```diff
@@ -818,29 +824,51 @@
     if (d.gate_any && *d.any_reset == 0) return;
     __shared__ RankLds<CAP_T> L;
     constexpr bool LONG = RankGeo<CAP_T>::LONG;
-    const int stride = LONG ? (int)gridDim.x : (int)(gridDim.x >> 3);
     const int xcd = blockIdx.x & 7;
     const int count = LONG ? min(uniform_load(d.rk_hist + GD_RH_LONG), d.rk_nlong) : uniform_load(d.rk_hist + 528 + xcd);
     const int *list = LONG ? d.rk_longlist : d.rk_list + (size_t)xcd * d.W * A_T;
-    int t = LONG ? (int)blockIdx.x : (int)(blockIdx.x >> 3);
+    int *const cursor = d.rk_hist + GD_RH_CURSOR + xcd * GD_RH_CURSOR_STRIDE;
+    const int share = LONG ? (int)gridDim.x : (int)(gridDim.x >> 3), mine = LONG ? (int)blockIdx.x : (int)(blockIdx.x >> 3);
+    const bool fixed = LONG || count <= share;
+#ifdef GD_WAVE_CLOCKS
+    int turns = 0;
+    if (!LONG && threadIdx.x == 0) {
+        d.rk_hist[GD_RH_WAVES + blockIdx.x] = (int)__builtin_amdgcn_s_memrealtime();
+        d.rk_hist[GD_RH_WAVES + 2 * GD_RANK_GRID + blockIdx.x] = 0;
+    }
+#endif
+    if (fixed && mine >= count) return;
+    int t = fixed ? mine : __builtin_amdgcn_readfirstlane(rank_draw(cursor, threadIdx.x));
     RankIn cur = rank_fetch<A_T>(d, list, t, count, threadIdx.x);
     PhaseClock clk;
 #ifdef GD_CLOCKS
     for (int k = 0; k < 8; k++) clk.sum[k] = 0u;
     clk.prev = (unsigned int)__builtin_amdgcn_s_memtime();
 #endif
-    for (; t < count; t += stride) {
+    while (t < count) {
         RankIn nxt;
         GD_PHASE(0);
         int lane_v = threadIdx.x;
         asm volatile("" : "+v"(lane_v));
-        rank_agent<A_T, CAP_T>(d, cur, lane_v, L, clk, t + stride, count, list, nxt);
+        const int drawn = fixed ? t + share : rank_draw(cursor, lane_v);
+        rank_agent<A_T, CAP_T>(d, cur, lane_v, L, clk, drawn, count, list, nxt);
         wave_sync();
         cur = nxt;
+        t = __builtin_amdgcn_readfirstlane(nxt.li);
+#ifdef GD_WAVE_CLOCKS
+        turns++;
+#endif
     }
 #ifdef GD_CLOCKS
     if (threadIdx.x == 0)
         for (int k = 0; k < 8; k++) atomicAdd(reinterpret_cast<unsigned int *>(&d.rk_hist[516 + k]), clk.sum[k] >> 8);
+#endif
+#ifdef GD_WAVE_CLOCKS
+    if (!LONG && threadIdx.x == 0) {
+        asm volatile("s_waitcnt vmcnt(0)" ::: "memory");
+        d.rk_hist[GD_RH_WAVES + GD_RANK_GRID + blockIdx.x] = (int)__builtin_amdgcn_s_memrealtime();
+        d.rk_hist[GD_RH_WAVES + 2 * GD_RANK_GRID + blockIdx.x] = turns;
+    }
 #endif
 }
 
@@ -880,6 +908,7 @@
         d.rk_hist[513]++;
         for (int x = 0; x < 8; x++) d.rk_hist[528 + x] = 0;
         d.rk_hist[GD_RH_LONG] = 0;
+        for (int x = 0; x < 8; x++) d.rk_hist[GD_RH_CURSOR + x * GD_RH_CURSOR_STRIDE] = 0;
     }
 #ifdef GD_CLOCKS
     if (blockIdx.x == 0) d.rk_hist[256 + tl] = 0;
@@ -1238,7 +1267,7 @@
 void launch_map_obs_rank(const DevSim &d, hipStream_t st) {
     if (d.live_count == 0) return;
     const dim3 glong(std::min(std::max(d.rk_nlong, 1), GD_RANK_LONG_GRID));
-    const dim3 gr(std::min((d.live_count + 7) / 8 * 8, 256 * 8 * 4)), g4((d.live_count + 3) / 4), gw(d.W * (d.A / 64));
+    const dim3 gr(d.rk_waves > 0 ? d.rk_waves : std::min((d.live_count + 7) / 8 * 8, GD_RANK_GRID)), g4((d.live_count + 3) / 4), gw(d.W * (d.A / 64));
     if (d.A == 64) {
         hipLaunchKernelGGL((k_knn_scan<64>), gw, dim3(256), 0, st, d);
         hipLaunchKernelGGL((k_knn_rank<64, CAP>), gr, dim3(64), 0, st, d);
```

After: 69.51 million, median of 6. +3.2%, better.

::::::

• [TASK PROMPT] Search the data above for the string "mine" and copy each line that has it.

• [EXERCISE RESPONSE]
+    const int share = LONG ? (int)gridDim.x : (int)(gridDim.x >> 3), mine = LONG ? (int)blockIdx.x : (int)(blockIdx.x >> 3);
+    if (fixed && mine >= count) return;
+    int t = fixed ? mine : __builtin_amdgcn_readfirstlane(rank_draw(cursor, threadIdx.x));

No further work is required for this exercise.